From what I seem to see, you guys get a solid 6 months of climbing and then you're done for the other half of the year, right? But I guess that doesn't account for the quality of the rock, which while I think it's pretty great here - I'll leave to the more experienced folk to comment on.

Jason L. · · Unknown Hometown · Joined Jul 2014 · Points: 40

From Seattle, a drive to Smith Rock is very doable and excellent climbing.  Eastern WA is pretty good too. If willing to add 6.5 hour drive to Smith, and 2 hour drive to vantage, goes from 6 months great weather, 2 months of iffy, to 12 months.

Genevieve Lampinen · · philadelphia · Joined Sep 2014 · Points: 15

Another selling point for PNW - cheap, short flights to red rock, colorado, california, etc.  Seems like a weekend trips in the winter to good climbing locations will be much more doable from the PNW than traveling from/along the east coast

Nick Drake · · Newcastle, WA · Joined Jan 2015 · Points: 483
Chris Reyes wrote:

From what I seem to see, you guys get a solid 6 months of climbing and then you're done for the other half of the year, right? But I guess that doesn't account for the quality of the rock, which while I think it's pretty great - I'll leave to the more experienced guys to comment on.
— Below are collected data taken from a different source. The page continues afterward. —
# francescofugazzi/3dgsconverter

Hardware: NVIDIA H100
Metric: Msplats/s SOR k=16 (higher is better)
Workload: dtype f32

## Files before the change

3dgsconverter_b200/csrc/gsx_sor.cu:

```cuda
#include "gsx_common.cuh"
#include "gsx_sor.cuh"

#include "gsx_radix.cuh"
#include <math.h>

namespace gsx {

#define GSX_D2LIM_BITS 0x60ad78ebu
#define GSX_FULL 0xffffffffu

#ifndef GSX_MORTON_BITS
#define GSX_MORTON_BITS 15
#endif
constexpr int kMortonBits = GSX_MORTON_BITS;
constexpr float kMortonScale = (float)(1 << (GSX_MORTON_BITS / 3));
constexpr float kMortonMax = kMortonScale - 1.f;
#ifndef GSX_SMALL_BUCKET
#define GSX_SMALL_BUCKET 64
#endif
constexpr int kSmallBucket = GSX_SMALL_BUCKET;
#ifndef GSX_QUERY_BATCH
#define GSX_QUERY_BATCH 16
#endif
constexpr int kQueryBatch = GSX_QUERY_BATCH;
// ... 1004 lines not shown
                                : "memory");
                        }
                        bar_phase ^= 1u;
                        if (__all_sync(GSX_FULL, ok != 0)) {
                            staged_s = s13;
                            staged_c = c13;
                        }
                    }
                }
#endif
            }
            if (STATS) {
                int tot = pc;
#pragma unroll
                for (int o = 16; o > 0; o >>= 1) tot += __shfl_xor_sync(GSX_FULL, tot, o);
                st_visits += (unsigned long long)tot;
                st_queries += 1;
            }
            TopK<NREG> tk;
            tk.init(K);

            unsigned pkey = 0xffffffffu;
            if (pc > 0) {
                float dx = fmaxf(fmaxf(__fsub_rn(blx, q.x), __fsub_rn(q.x, bhx)), 0.f);
                float dy = fmaxf(fmaxf(__fsub_rn(bly, q.y), __fsub_rn(q.y, bhy)), 0.f);
                float dz = fmaxf(fmaxf(__fsub_rn(blz, q.z), __fsub_rn(q.z, bhz)), 0.f);
                pkey = __float_as_uint(__fadd_rn(__fadd_rn(__fmul_rn(dx, dx), __fmul_rn(dy, dy)), __fmul_rn(dz, dz)));
            }

            int skip_chunk = -1;
            {
                int s13 = __shfl_sync(GSX_FULL, ps, 13), c13 = __shfl_sync(GSX_FULL, pc, 13);
                if (c13 > kSmallBucket && i >= s13 && i < (pos_t)s13 + c13) {
                    skip_chunk = (int)(i >> 5);
                    const pos_t j = ((pos_t)skip_chunk << 5) + lane;
                    scan32<NREG, STATS>(spos, j, j >= s13 && j < (pos_t)s13 + c13, q.x, q.y, q.z, tk, lane,
                                        st_scanned);
                }
            }

#pragma unroll 1
            for (;;) {
                const unsigned mp = __reduce_min_sync(GSX_FULL, pkey);
                if (mp == 0xffffffffu || !(__uint_as_float(mp) < tk.tau)) break;
                const int p = __ffs(__ballot_sync(GSX_FULL, pkey == mp)) - 1;
                if (lane == p) pkey = 0xffffffffu;
                const int s = __shfl_sync(GSX_FULL, ps, p), c = __shfl_sync(GSX_FULL, pc, p);
                const pos_t e = (pos_t)s + c;
                if (c <= kSmallBucket) {
#if GSX_KNN_TMA
                    const bool from_smem = staged_c > 0 && s == staged_s;
#pragma unroll 1
                    for (pos_t base = s; base < e; base += 32)
                        scan32<NREG, STATS>(spos, base + lane, base + lane < e, q.x, q.y, q.z, tk, lane, st_scanned,
                                            from_smem ? wbuf + (base - s) : nullptr);
#else
#pragma unroll 1
                    for (pos_t base = s; base < e; base += 32)
                        scan32<NREG, STATS>(spos, base + lane, base + lane < e, q.x, q.y, q.z, tk, lane, st_scanned);
#endif
                    continue;
                }
                const int skip = p == 13 ? skip_chunk : -1;
                const int fc = s >> 5, lc = (int)((e - 1) >> 5);
                const int fs = fc >> 5, ls = lc >> 5;
                auto chunk_group = [&](const int cbase) {
                    const int cid = cbase + lane;
                    const bool cv = cid >= fc && cid <= lc && cid != skip;
                    unsigned ckey = 0xffffffffu;
                    if (cv) {
                        float lb = box_lb(caabb, cid, q.x, q.y, q.z);
                        if (lb < tk.tau) ckey = __float_as_uint(lb);
                    }
                    if (STATS) st_boxes += __popc(__ballot_sync(GSX_FULL, cv));
                    for (;;) {
                        unsigned mc = __reduce_min_sync(GSX_FULL, ckey);
                        if (mc == 0xffffffffu || !(__uint_as_float(mc) < tk.tau)) break;
                        int srcc = __ffs(__ballot_sync(GSX_FULL, ckey == mc)) - 1;
                        if (lane == srcc) ckey = 0xffffffffu;
                        const pos_t j = ((pos_t)(cbase + srcc) << 5) + lane;
                        scan32<NREG, STATS>(spos, j, j >= s && j < e, q.x, q.y, q.z, tk, lane, st_scanned);
                    }
                };
#if GSX_KNN_FLAT_SUPERS > 0
                if (ls - fs < GSX_KNN_FLAT_SUPERS) {
                    for (int cb = fc; cb <= lc; cb += 32) chunk_group(cb);
                    continue;
                }
#endif
                for (int sb = fs; sb <= ls; sb += 32) {
                    const int sid = sb + lane;
                    unsigned skey = 0xffffffffu;
                    if (sid <= ls) {
                        float lb = box_lb(saabb, sid, q.x, q.y, q.z);
                        if (lb < tk.tau) skey = __float_as_uint(lb);
                    }
                    if (STATS) st_boxes += __popc(__ballot_sync(GSX_FULL, sid <= ls));
                    for (;;) {
                        unsigned ms = __reduce_min_sync(GSX_FULL, skey);
                        if (ms == 0xffffffffu || !(__uint_as_float(ms) < tk.tau)) break;
                        int srcs = __ffs(__ballot_sync(GSX_FULL, skey == ms)) - 1;
                        if (lane == srcs) skey = 0xffffffffu;
                        chunk_group((sb + srcs) * 32);
                    }
                }
            }

            const float d0 = __fsqrt_rn(tk.v0), d1 = NREG == 2 ? __fsqrt_rn(tk.v1) : 0.f;
            if (ES > 0) {
                float* row = epi + (int)(i - qb_p) * ES;
                if (ES <= 32) {
                    if (lane < ES) row[lane] = lane == ES - 1 ? q.w : d0;
                } else {
                    row[lane] = d0;
                    if (lane == 0) row[ES - 1] = q.w;
                }
                continue;
            }
            int valid = __popc(__ballot_sync(GSX_FULL, lane < K && d0 < 0.9e10f));
            if (NREG == 2) valid += __popc(__ballot_sync(GSX_FULL, lane + 32 < K && d1 < 0.9e10f));
            float sum = 0.f;
            for (int r = 0; r < valid; ++r) {
                float x = (NREG == 2 && r >= 32) ? __shfl_sync(GSX_FULL, d1, r - 32) : __shfl_sync(GSX_FULL, d0, r);
                sum = __fadd_rn(sum, x);
            }
            if (lane == 0) final_means[__float_as_int(q.w)] = valid > 0 ? __fdiv_rn(sum, (float)valid) : 0.f;
        }
        if (ES > 0) {
            __syncwarp();
            if (lane < (int)(qe - qb)) {
                const float* row = epi + lane * ES;
                float sum = 0.f;
                int valid = 0;
                for (int r = 0; r < K; ++r) {
                    const float x = row[r];
                    if (x < 0.9e10f) {
                        sum = __fadd_rn(sum, x);
                        ++valid;
                    }
                }
                final_means[__float_as_int(row[ES - 1])] = valid > 0 ? __fdiv_rn(sum, (float)valid) : 0.f;
            }
            __syncwarp();
        }
    }
    if (STATS && lane == 0) {
        atomicAdd(stats + 0, st_visits);
        atomicAdd(stats + 1, st_scanned);
        atomicAdd(stats + 2, st_boxes);
        atomicAdd(stats + 3, st_queries);
    }
}
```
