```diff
+int t9_plan(const bbb_conv_desc_t* d, T9Plan& pl) {
+    if (d == nullptr) return BBB_EINVAL;
+    if (d->batch <= 0 || d->cin <= 0 || d->cout <= 0 || d->draws <= 0 || d->act < 0 || d->act > 2) return BBB_EINVAL;
+    if (d->h != 2 || d->w != 2 || d->kh != 3 || d->kw != 3 || d->stride_h != 1 || d->stride_w != 1 || d->pad_h != 1 || d->pad_w != 1 ||
+        d->dil_h != 1 || d->dil_w != 1)
+        return BBB_EINVAL;
+    if (d->pool != 0 || d->w_tap_major != 0 || d->w_row_pitch != 0) return BBB_EINVAL;
+    if (d->batch % 4 != 0) return BBB_ESHAPE;
+    if (d->x_draw_stride < 0 || d->w_draw_stride < 0 || d->b_draw_stride < 0) return BBB_EINVAL;
+    if (d->unit_div < 0 || d->unit_off < 0 || d->x_unit_mod < 0 || d->b_offset < 0) return BBB_EINVAL;
+    if (d->unit_div > 1 && d->unit_off >= d->unit_div) return BBB_EINVAL;
+    if (d->x_unit_mod > 0 && d->x_unit_mod != d->unit_div) return BBB_EINVAL;
+    if (d->x_unit_div < 0 || d->x_unit_off < 0 || (d->x_unit_div > 1 && (d->unit_div > 1 || d->x_unit_off >= d->x_unit_div)) ||
+        (d->x_unit_div <= 1 && d->x_unit_off != 0))
+        return BBB_EINVAL;
+    if ((int64_t)d->cin * 4 * d->batch * 4 + 4 * (int64_t)(d->batch + 64) * 4 > 0xFFFE0000LL) return BBB_ESHAPE;
+    if ((int64_t)d->cout * 4 * d->batch * 4 > 0x7FFFFFFFLL) return BBB_ESHAPE;
+    if ((int64_t)kPoints * (d->cout + 64) * d->cin * 4 > 0x7FFFFFF0LL) return BBB_ESHAPE;
+    const int64_t ntl = (d->cout + BN - 1) / BN, nbt = (d->batch + BM - 1) / BM;
+    pl.items = (int64_t)d->draws * ntl * nbt;
+    if (pl.items * kPoints > 0x7fffffffLL - 8) return BBB_ESHAPE;
+    const int64_t last = d->unit_div > 1 ? ((int64_t)d->unit_off + d->draws - 1) / d->unit_div : d->draws - 1;
+    pl.nsets = d->w_draw_stride == 0 ? 1 : last + 1;
+    pl.wt_bytes = (pl.nsets * kPoints * d->cout * d->cin * 4 + 255) / 256 * 256;
+    pl.split = pl.items <= PCONV_T9_SPLIT_MAX;
+    pl.part_bytes = pl.split ? pl.items * kPoints * kTile * 4 : 0;
+    return 0;
+}
+
+}
+
+extern "C" int64_t bbb_conv2d_chwn_t9_scratch(const bbb_conv_desc_t* d) {
+    T9Plan pl;
+    if (t9_plan(d, pl) != 0) return 0;
+    return kTicketBytes + pl.wt_bytes + pl.part_bytes;
+}
+
+extern "C" int bbb_conv2d_chwn_t9_fwd(const bbb_conv_desc_t* d, const float* x, const float* w, const float* bias, float* y,
+                                      void* scratch, int64_t scratch_bytes, void* stream) {
+    T9Plan pl;
+    int rc = t9_plan(d, pl);
+    if (rc != 0) return rc;
+    if (x == nullptr || w == nullptr || y == nullptr || scratch == nullptr) return BBB_EINVAL;
+    if ((((uintptr_t)x | (uintptr_t)y) & 15u) != 0 || (((uintptr_t)w | (uintptr_t)bias) & 3u) != 0) return BBB_EALIGN;
+    if ((((uintptr_t)scratch) & 255u) != 0 || scratch_bytes < kTicketBytes + pl.wt_bytes + pl.part_bytes) return BBB_EINVAL;
+    hipStream_t st = (hipStream_t)stream;
+    char* const scr = static_cast<char*>(scratch);
+    float* const wt = reinterpret_cast<float*>(scr + kTicketBytes);
+
+    const int64_t pairs = (int64_t)d->cout * d->cin;
+    const int64_t total = pl.nsets * pairs;
+    const int64_t wblocks = (total + 255) / 256;
+    if (wblocks > 0x7fffffffLL) return BBB_ESHAPE;
+    hipLaunchKernelGGL(t9_weights_kernel, dim3((unsigned)wblocks), dim3(256), 0, st, w, wt, pairs, total, (int64_t)d->w_draw_stride);
+
+    T9Args a = {};
+    a.x = x; a.wt = wt; a.bias = bias; a.y = y;
+    a.x_ds = d->x_draw_stride;
+    a.wt_ds = d->w_draw_stride == 0 ? 0 : kPoints * pairs;
+    a.b_ds = d->b_draw_stride;
+    a.y_ds = (int64_t)d->cout * 4 * d->batch;
+    a.B = d->batch; a.Cin = d->cin; a.Cout = d->cout; a.act = d->act;
+    a.Ntiles = (d->cout + BN - 1) / BN;
+    a.G = a.Ntiles * d->draws;
+    a.nbt = (d->batch + BM - 1) / BM;
+    a.unit_div = d->unit_div; a.unit_off = d->unit_div > 1 ? d->unit_off : 0; a.x_mod = d->x_unit_mod;
+    a.x_div = d->x_unit_div; a.x_off = d->x_unit_off;
+    const int64_t blocks = pl.items * (pl.split ? kPoints : 1);
+    const int64_t per = (blocks + 7) / 8;
+    a.per_xcd = (int32_t)per;
+    if (pl.split) {
+        a.tickets = reinterpret_cast<int32_t*>(scr);
+        a.part = reinterpret_cast<float*>(scr + kTicketBytes + pl.wt_bytes);
+        hipLaunchKernelGGL((pconv_t9_kernel<true>), dim3((unsigned)(8 * per)), dim3(kThreads), 0, st, a);
+    } else {
+        hipLaunchKernelGGL((pconv_t9_kernel<false>), dim3((unsigned)(8 * per)), dim3(kThreads), 0, st, a);
+    }
+    return (int)hipGetLastError();
+}
```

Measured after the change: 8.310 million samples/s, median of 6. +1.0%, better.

Eastern WA is like another planet, being in the rain shadow it's much drier. While it's not the greatest rock quality in the world, you can get time in outside on basalt at Vantage. Both sport and trad. Sunshine wall has longer vertical routes to keep your endurance up and is true to it's name. I've climbed in a t shirt with snow on the ground in January. Lower town wall gets sun in winter and high pressure periods in January are the ideal time to climb your harder routes there.

Spring can be great, while it's hit or miss out west you can be assured to get mileage in at Tieton or Leavenworth. When the rain is holding off temps on the west side are perfect later in September and October. By November you'll get some good days and some that are too cold. 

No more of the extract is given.